12
2017
Solar power applications on Cold storage
Fishermen in Somalia which is located on the in the east of Africa, have no electricity. But for the past year they have been able to store their fish on cold rooms: Four cold storage rooms, powered by nothing but the scorching sun, with a capacity of storing 30 ton of fish per day.
There’s a global scramble to drive down emissions of carbon dioxide: the electricity to power just refrigerators in the U.S. contributes 102 million tons annually. Solar refrigeration can also be inexpensive and it would give the electric grid much-needed relief. Electricity demand peaks on hot summer days—150 gigawatts more in summer than winter in the U.S. (A gigawatt equals one billion watts.) That’s almost 1.5 times the generating capacity of all the coal-fired power plants west of the Mississippi River. Further, solar is plentiful. The solar energy hitting 54 square feet (five square meters) of land each year is the equivalent of all the electricity used by one American household, according to data from the National Renewable Energy Laboratory and Energy Information Administration, both part of the U.S. Department of Energy.
Making cold out of hot is easier than one might think. A group of students last year at San Jose State University built a solar-powered ice maker with $100 worth of plumbing and a four-by-eight-foot (1.2-by-2.4-meter) sheet of reflecting steel. No moving parts, no electricity but give it a couple hours of sunshine and it can make a large bag of ice.

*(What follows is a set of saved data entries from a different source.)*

namespace {
struct Sched { std::vector<int> t; std::vector<DdnmCoef> co; std::vector<float> ab; };
Sched make_schedule() {
    Sched s;
    s.ab.resize(1001);
    double acc = 1.0;
    s.ab[0] = 1.0f;
    const double b0 = 1e-4, b1 = 0.02, step = (b1 - b0) / 999.0;
    for (int i = 0; i < 1000; ++i) {
        const double beta = (i == 999) ? b1 : b0 + (double)i * step;
        acc = acc * (double)(1.0f - (float)beta);
        s.ab[i + 1] = (float)acc;
    }
    const double eta = 0.85;
    for (int k = 99; k >= 0; --k) {
        const int t = k * 10, tn = (k - 1) * 10 < 0 ? -1 : (k - 1) * 10;
        const float at = s.ab[t + 1], an = s.ab[tn + 1];
        DdnmCoef c;
        c.sqrt_1m_at = sqrtf(1.0f - at); c.sqrt_at = sqrtf(at); c.sqrt_at_next = sqrtf(an);
        c.sigma_t = sqrtf(1.0f - an * an);
        c.c1 = sqrtf(1.0f - an) * (float)eta;
        c.c2 = sqrtf(1.0f - an) * (float)std::sqrt(1.0 - eta * eta);
        s.t.push_back(t); s.co.push_back(c);
    }
    return s;
}
__global__ void k_fill(float* p, float v, int n) { int i = blockIdx.x * blockDim.x + threadIdx.x; if (i < n) p[i] = v; }
}

extern "C" int pdhip_ddnm_schedule(float* at, float* at_next, int* t, int* t_next, float* coefs ) {
    Sched s = make_schedule();
    for (int k = 0; k < 100; ++k) {
        const int tt = s.t[k], tn = tt - 10 < 0 ? -1 : tt - 10;
        if (at) at[k] = s.ab[tt + 1];
        if (at_next) at_next[k] = s.ab[tn + 1];
        if (t) t[k] = tt;
        if (t_next) t_next[k] = tn;
        if (coefs) memcpy(coefs + 6 * k, &s.co[k], sizeof(DdnmCoef));
    }
    return PDHIP_OK;
}

extern "C" int pdhip_ddnm_step(float* x, const float* et, int et_channels, const float* y, const float* mask, const float* eps,
                               uint64_t seed, int step, int N, int HW, void* stream) {
    PD_REQUIRE(x && et && y && mask && step >= 0 && step < 100 && (et_channels == 3 || et_channels == 6), "pdhip_ddnm_step: bad arguments");
    static const Sched sched = make_schedule();
    return ddnm_update(x, et, et_channels, y, mask, eps, seed, (unsigned long long)step + 1, sched.co[step], N, HW, as_stream(stream));
}

extern "C" int pdhip_ddnm_prepare(const float* masked_imgs, const float* masks, float* y, int N, int HW, void* stream) {
    PD_REQUIRE(masked_imgs && masks && y, "pdhip_ddnm_prepare: null argument");
    return ddnm_prepare(masked_imgs, masks, y, N, HW, as_stream(stream));
}

extern "C" int pdhip_ddnm_sample_keyed(pdhip_unet* u, const float* masked_imgs, const float* masks, int N, const float* x_T,
                                       const float* eps_tape, uint64_t seed, uint64_t first_image_key, int n_steps, float* out,
                                       void* stream) {
    PD_REQUIRE(u && masked_imgs && masks && out, "pdhip_ddnm_sample: null argument");
    PD_REQUIRE(N >= 1 && N <= u->max_batch && n_steps >= 1 && n_steps <= 100, "pdhip_ddnm_sample: bad N / n_steps");
    static const Sched sched = make_schedule();
    hipStream_t s = as_stream(stream);
    const int HW = u->image_size * u->image_size;
    const long long n3 = (long long)N * 3 * HW;
    PD_TRY(ddnm_prepare(masked_imgs, masks, u->sy, N, HW, s));
    const unsigned long long quad0 = (unsigned long long)first_image_key * (unsigned long long)(3LL * HW / 4);
    if (x_T) PD_HIP(hipMemcpyAsync(u->sx, x_T, n3 * sizeof(float), hipMemcpyDeviceToDevice, s));
    else PD_TRY(philox_normal(u->sx, n3, seed, 0, s, quad0));
    if (u->steps_cached != n_steps) {
        PD_REQUIRE(u->have_te[0] && u->have_te[1] && u->have_te[2] && u->have_te[3], "unet: time_embed not loaded");
        float th[100];
        for (int k = 0; k < n_steps; ++k) th[k] = (float)sched.t[k];
        PD_HIP(hipMemcpyAsync(u->steps_t, th, n_steps * sizeof(float), hipMemcpyHostToDevice, s));
        PD_HIP(hipStreamSynchronize(s));
        PD_TRY(timestep_mlp(u->steps_t, n_steps, u->mc, u->te_w0, u->te_b0, u->te_w2, u->te_b2, u->steps_silu, u->steps_tmp, s));
        PD_TRY(gemv_rows(u->emb_w, u->emb_b, u->steps_silu, u->steps_emb, (int)u->emb_rows, u->ted, n_steps, s));
        u->steps_cached = n_steps;
    }
    const Tuning tun = tuning();
    for (int k = 0; k < n_steps; ++k) {
        PD_TRY(forward_impl(tun, u, u->sx, nullptr, N, u->set_, s, false, u->steps_emb + (size_t)k * u->emb_rows, 3));
        PD_TRY(ddnm_update(u->sx, u->set_, 3, u->sy, masks, eps_tape ? eps_tape + (size_t)k * n3 : nullptr, seed,
                           (unsigned long long)k + 1, sched.co[k], N, HW, s, quad0));
    }
    return ddnm_finish(u->sx, out, n3, s);
}
extern "C" int pdhip_ddnm_sample(pdhip_unet* u, const float* masked_imgs, const float* masks, int N, const float* x_T,
                                 const float* eps_tape, uint64_t seed, int n_steps, float* out, void* stream) {
    return pdhip_ddnm_sample_keyed(u, masked_imgs, masks, N, x_T, eps_tape, seed, 0, n_steps, out, stream);
}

The key is the energy exchanged when liquids turn to vapor and vice versa—the process that cools you when you sweat. By far the most common approach, the one used by the refrigerator in your house, uses an electric motor to compress a refrigerant—say, Freon—turning it into liquid. When the pressure created by the compressor is released, the liquid evaporates, absorbing heat and lowering the temperature.
Absorptive chillers like solar refrigerators use a heat source rather than a compressor to change the refrigerant from vapor to liquid. The two most common combinations are water mixed with either lithium bromide or ammonia. In each case, the refrigerating gas is absorbed until heat is applied, which raises the temperature and pressure. At higher pressure, the refrigerant condenses into liquid. Turning off the heat lowers the pressure, causing that liquid to evaporate back into a gas, thereby creating the cooling effect.
As with most technologies, the efficiency of such absorptive refrigeration depends on the degree of engineering (and expense) brought to bear. Single-effect devices have a coefficient of performance of 0.6 to 0.7—that is, they create 60 to 70 BTUs (British thermal units) of cooling for every 100 Btus of input heat. That low level of efficiency can be achieved with something as crude as some pipe, a bucket of water, some calcium chloride (as absorbent), ammonia (as a refrigerant), and a sheet of shiny metal (the solar collector).
If what you want to do is heat or cool, using solar energy this way is probably more efficient—and certainly cheaper—than converting it first into electricity. “That approach ought to be comparable to photovoltaics, or a little better,” said Tom Mancini, program manager for solar power at the Sandia National Laboratories in Albuquerque, N.M.
It would take a fair-sized collector—86 square feet (eight square meters), assuming 40 percent panel efficiency—just to deliver the cooling of a small (6,000 Btu per hour or half-ton) window air conditioner. And central air-conditioning units are often 30,000 Btu or more; few homeowners could spare the space for that.
But concerns over collector area depend on location. In the developing world, solar powered ice makers allow locals to store the village’s food or medicine without any electricity. For example, in May charitable organization, Heifer International, set up three solar ice makers in remote areas of Kenya. Each will be able to keep 26.5 gallons (100 liters) of milk chilled. More than 500 members of two dairy cooperatives are expected to benefit directly.
Most of the interest in such solar refrigeration in Western countries comes from the commercial, not residential, sectors. Cost is one reason—absorption chiller systems typically cost $7,000 to $10,000 per ton of cooling; one-ton window air conditioners from big box retailers start around $250—but companies can save on electric bill as well as enjoy a more benign environmental image.
Building occupancy patterns is another; most Americans are not at home during the day. “We don’t have as much daytime occupancy in residential buildings as in commercial,” says Pat Hale, sales manager for Yazaki Energy Systems, in Plano, Tex. Other problems include the expense of retrofitting homes to add plumbing to the attic. And the high temperatures associated with concentrating solar collectors raise liability concerns.
But some entrepreneurs think a residential market nevertheless is emerging. Walter Ross is CEO of Austin Solar AC, a start-up that is testing 36,000 and 60,000 Btu solar-fired chillers. The units provide cooling in summer and heating during winter by just using the sun’s heat directly. “We’re getting a lot of interest from people who have been using propane for heating,” he said. “The biggest issue we run into with these is sitting: Most neighborhood associations won’t allow these things on your roof.”